In the future we may consider using a multi-master design where there is more than one master node in the cluster. But for the moment we have found a single-master design to be sufficient. However, it does result in a single point of failure.
What drove you to create it as it stands?
The separate library was created from real use cases we have in processing event data. The main driver for the creation of this project was code reuse. We wanted the same functionality as we already had but the code was not as reusable as we would have liked.
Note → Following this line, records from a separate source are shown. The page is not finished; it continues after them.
+  const int g = (int)wm_div(n, d_ipg);
+  const float* kk = pool_coef + (size_t)g * 7 * C + c0;
+  auto krow = [&](int q, float (&v)[8]) {
+    const float4 lo = *reinterpret_cast<const float4*>(kk + q * C);
+    const float4 hi = *reinterpret_cast<const float4*>(kk + q * C + 4);
+    v[0] = lo.x; v[1] = lo.y; v[2] = lo.z; v[3] = lo.w; v[4] = hi.x; v[5] = hi.y; v[6] = hi.z; v[7] = hi.w;
+  };
+  const uint2* idx2 = reinterpret_cast<const uint2*>(ps.idx);
+  const uint4* pdy4 = reinterpret_cast<const uint4*>(ps.dy);
+  uint2 pk[6];
+  uint4 dv[6];
+  bool wok[6];
+#pragma unroll
+  for (int j = 0; j < 6; ++j) {
+    const int p = a0 + (j >> 1), q = b + (j & 1);
+    wok[j] = p < ps.P && q < ps.Q;
+    const int pc = p < ps.P ? p : ps.P - 1, qc = q < ps.Q ? q : ps.Q - 1;
+    const uint32_t o = ((n * (uint32_t)ps.P + (uint32_t)pc) * (uint32_t)ps.Q + (uint32_t)qc) * cpr + rc;
+    pk[j] = idx2[o];
+    dv[j] = pdy4[o];
+  }
+  const uint4* y4 = reinterpret_cast<const uint4*>(y);
+  uint4 yv[8];
+#pragma unroll
+  for (int i = 0; i < 8; ++i) {
+    const int a = a0 + (i >> 2), dh = (i >> 1) & 1, dwp = i & 1;
+    const int ac = (uint32_t)a < HA ? a : a0;
+    yv[i] = y4[((n * (uint32_t)ps.H + (uint32_t)(2 * ac + dh)) * (uint32_t)ps.W + (uint32_t)(2 * b + dwp)) * cpr + rc];
+  }
+  {
+    float4* lds4 = reinterpret_cast<float4*>(pool_coef);
+    if ((int)threadIdx.x < n_coef4) lds4[threadIdx.x] = coef_first;
+    for (int i = threadIdx.x + BN_THREADS; i < n_coef4; i += BN_THREADS) lds4[i] = coef4[i];
+    __syncthreads();
+  }
+  if (!active) return;
+  float dw[6][8];
+#pragma unroll
+  for (int j = 0; j < 6; ++j) unpack8(dv[j], dw[j]);
+  uint4* dy4 = reinterpret_cast<uint4*>(dy);
+#pragma unroll
+  for (int s = 0; s < 2; ++s) {
+    const int a = a0 + s;
+    if (s == 1 && (uint32_t)a >= HA) break;
 #pragma unroll
     for (int pix = 0; pix < 4; ++pix) {
       const int dh = pix >> 1, dwp = pix & 1;
@@ -529,19 +554,20 @@
         const int kh = dh + 1 - 2 * (j >> 1), kw = dwp + 1 - 2 * (j & 1);
         if (kh < 0 || kw < 0) continue;
         const int code = kh * 3 + kw;
-        if (wok[j]) {
+        const int jw = j + 2 * s;
+        if (wok[jw]) {
 #pragma unroll
           for (int e = 0; e < 8; ++e) {
-            const int ie = (int)(((e < 4 ? pk[j].x : pk[j].y) >> (8 * (e & 3))) & 0xff);
-            fd[e] += ie == code ? dw[j][e] : 0.f;
+            const int ie = (int)(((e < 4 ? pk[jw].x : pk[jw].y) >> (8 * (e & 3))) & 0xff);
+            fd[e] += ie == code ? dw[jw][e] : 0.f;
           }
         }
       }
 #pragma unroll
       for (int e = 0; e < 8; ++e) fd[e] = bf2f(f2bf(fd[e]));
-      const size_t off = ((size_t)(n * ps.H + 2 * a + dh) * ps.W + 2 * b + dwp) * C + c0;
+      const uint32_t off = ((n * (uint32_t)ps.H + (uint32_t)(2 * a + dh)) * (uint32_t)ps.W + (uint32_t)(2 * b + dwp)) * cpr + rc;
       float fy[8];
-      unpack8(*reinterpret_cast<const uint4*>(y + off), fy);
+      unpack8(yv[4 * s + pix], fy);
       if (remask) {
         float k5[8], k6[8];
         krow(5, k5);
@@ -561,7 +587,7 @@
       krow(2, k0);
 #pragma unroll
       for (int e = 0; e < 8; ++e) r[e] = k0[e] * r[e];
-      *reinterpret_cast<uint4*>(dy + off) = pack8(r);
+      dy4[off] = pack8(r);
     }
   }
 }
@@ -934,9 +960,11 @@
   if (ps.dy != nullptr && !dz && !out_relu && (ps.H & 1) == 0 && (ps.W & 1) == 0 && BN_THREADS % tpr == 0 &&
       rows * tpr < (1ll << 31) && (size_t)G * 7 * C * sizeof(float) <= 32768) {
     const int n_img = (int)(rows / ((long long)ps.H * ps.W));
-    bn_pool_bwd_apply<<<stream_grid(rows / 4 * tpr), BN_THREADS, (size_t)G * 7 * C * sizeof(float), st>>>(
-        y, coef, G * 7 * C, n_img, C, n_img / G, remask ? 1 : 0, dy, ps, wm_div_make((uint32_t)(C >> 3)),
-        wm_div_make((uint32_t)(ps.W >> 1)), wm_div_make((uint32_t)(ps.H >> 1)), wm_div_make((uint32_t)(n_img / G)));
+    const int ha2 = ((ps.H >> 1) + 1) / 2;
+    bn_pool_bwd_apply<<<wm_cdiv((long long)n_img * ha2 * (ps.W >> 1) * tpr, BN_THREADS), BN_THREADS,
+                        (size_t)G * 7 * C * sizeof(float), st>>>(
+        y, coef, G * 7 * C, n_img, C, remask ? 1 : 0, dy, ps, wm_div_make((uint32_t)(C >> 3)),
+        wm_div_make((uint32_t)(ps.W >> 1)), wm_div_make((uint32_t)ha2), wm_div_make((uint32_t)(n_img / G)));
     WM_LAUNCH_CHECK();
     return WM_OK;
   }
diff --git a/self-supervised-wafermaps_amd/csrc/pool.hip b/self-supervised-wafermaps_amd/csrc/pool.hip
--- a/self-supervised-wafermaps_amd/csrc/pool.hip
+++ b/self-supervised-wafermaps_amd/csrc/pool.hip
@@ -3,6 +3,7 @@
 namespace {
 
 constexpr int PL_THREADS = 256;
+typedef short s16x2_t __attribute__((ext_vector_type(2)));
 
 __device__ __forceinline__ void up8(const uint4 v, float (&f)[8]) {
   f[0] = bf2f((uint16_t)(v.x & 0xffff)); f[1] = bf2f((uint16_t)(v.x >> 16));
@@ -59,69 +60,121 @@
   }
 }
 
-__global__ __launch_bounds__(PL_THREADS) void bn_relu_maxpool_fwd(const uint16_t* __restrict__ x,
-                                                                  const float* __restrict__ scale,
-                                                                  const float* __restrict__ shift, int N,
-                                                                  int H, int W, int C, int P, int Q,
-                                                                  int imgs_per_group,
-                                                                  uint16_t* __restrict__ y,
-                                                                  uint8_t* __restrict__ idx,
-                                                                  uint16_t* __restrict__ xsel, const WmDiv d_cpr,
-                                                                  const WmDiv d_q, const WmDiv d_p, const WmDiv d_ipg) {
+template <bool XSEL>
+__global__ __launch_bounds__(PL_THREADS, 4) void bn_relu_maxpool_fwd(const uint16_t* __restrict__ x,
+                                                                     const float* __restrict__ scale,
+                                                                     const float* __restrict__ shift, int N,
+                                                                     int H, int W, int C, int P, int Q,
+                                                                     uint16_t* __restrict__ y,
+                                                                     uint8_t* __restrict__ idx,
+                                                                     uint16_t* __restrict__ xsel, const WmDiv d_cpr,
+                                                                     const WmDiv d_q, const WmDiv d_p2, const WmDiv d_ipg) {
   const uint32_t cpr = (uint32_t)C >> 3;
-  const uint32_t total = (uint32_t)N * P * Q * cpr;
-  for (uint32_t t = blockIdx.x * PL_THREADS + threadIdx.x; t < total; t += gridDim.x * PL_THREADS) {
-    uint32_t rc, rq, rp;
-    uint32_t pix = wm_divmod(t, d_cpr, rc);
-    const int c0 = (int)rc * 8;
-    pix = wm_divmod(pix, d_q, rq);
-    const int n = (int)wm_divmod(pix, d_p, rp);
-    const int q = (int)rq, p = (int)rp;
-    const int g = (int)wm_div((uint32_t)n, d_ipg);
-    float sc[8], sh[8], bx[8];
-#pragma unroll
-    for (int e = 0; e < 8; ++e) {
-      sc[e] = scale[(size_t)g * C + c0 + e];
-      sh[e] = shift[(size_t)g * C + c0 + e];
-    }
-    float best[8];
-    int bi[8];
-#pragma unroll
-    for (int e = 0; e < 8; ++e) {
-      best[e] = -INFINITY;
-      bi[e] = 0;
-    }
-    bool first = true;
-#pragma unroll
-    for (int kh = 0; kh < 3; ++kh)
-#pragma unroll
-      for (int kw = 0; kw < 3; ++kw) {
-        const int h = p * 2 - 1 + kh, w = q * 2 - 1 + kw;
-        if ((unsigned)h < (unsigned)H && (unsigned)w < (unsigned)W) {
-          float f[8];
-          up8(*reinterpret_cast<const uint4*>(x + ((size_t)(n * H + h) * W + w) * C + c0), f);
-#pragma unroll
-          for (int e = 0; e < 8; ++e) {
-            const float v = bf2f(f2bf(fmaxf(fmaf(f[e], sc[e], sh[e]), 0.f)));
-            if (first || v > best[e]) {
-              best[e] = v;
-              bi[e] = kh * 3 + kw;
-              bx[e] = f[e];
-            }
+  const uint32_t total = (uint32_t)N * d_p2.d * (uint32_t)Q * cpr;
+  const uint32_t t = wm_xcd_swizzle(blockIdx.x, gridDim.x) * PL_THREADS + threadIdx.x;
+  if (t >= total) return;
+  uint32_t rc, rq, rj;
+  uint32_t pix = wm_divmod(t, d_cpr, rc);
+  pix = wm_divmod(pix, d_q, rq);
+  const uint32_t n = wm_divmod(pix, d_p2, rj);
+  const uint32_t g = wm_div(n, d_ipg);
+  const int q = (int)rq, p0 = 2 * (int)rj;
+  float sc[8], sh[8];
+  {
+    const float* ps = scale + (size_t)g * C + rc * 8;
+    const float* ph = shift + (size_t)g * C + rc * 8;
+    const float4 sa = *reinterpret_cast<const float4*>(ps), sb = *reinterpret_cast<const float4*>(ps + 4);
+    const float4 ha = *reinterpret_cast<const float4*>(ph), hb = *reinterpret_cast<const float4*>(ph + 4);
+    sc[0] = sa.x; sc[1] = sa.y; sc[2] = sa.z; sc[3] = sa.w; sc[4] = sb.x; sc[5] = sb.y; sc[6] = sb.z; sc[7] = sb.w;
+    sh[0] = ha.x; sh[1] = ha.y; sh[2] = ha.z; sh[3] = ha.w; sh[4] = hb.x; sh[5] = hb.y; sh[6] = hb.z; sh[7] = hb.w;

So, we thought we should also open source the library in case anyone else can make use of the code.
We use tasks instead of processes because we have limited resources on these systems such as memory, disk IO, and network IO. If we start everything at the same time we can run into contention problems or even exceed the available physical memory on a machine. The tasks we run are generally fairly long running in Erlang terms and take seconds to process, rather than the millisecond response times it is well known for in applications such as messaging.
A gascheduler task is a thin abstraction over an Erlang process. As a user does not have to think about how and where the work is done. Gascheduler automates the assignment of work to available compute resources. Each task just ends up being executed in its own Erlang process, but all the boilerplate fault tolerance stuff is done by gascheduler through this abstraction of a task. It is this logic which we found we can reuse.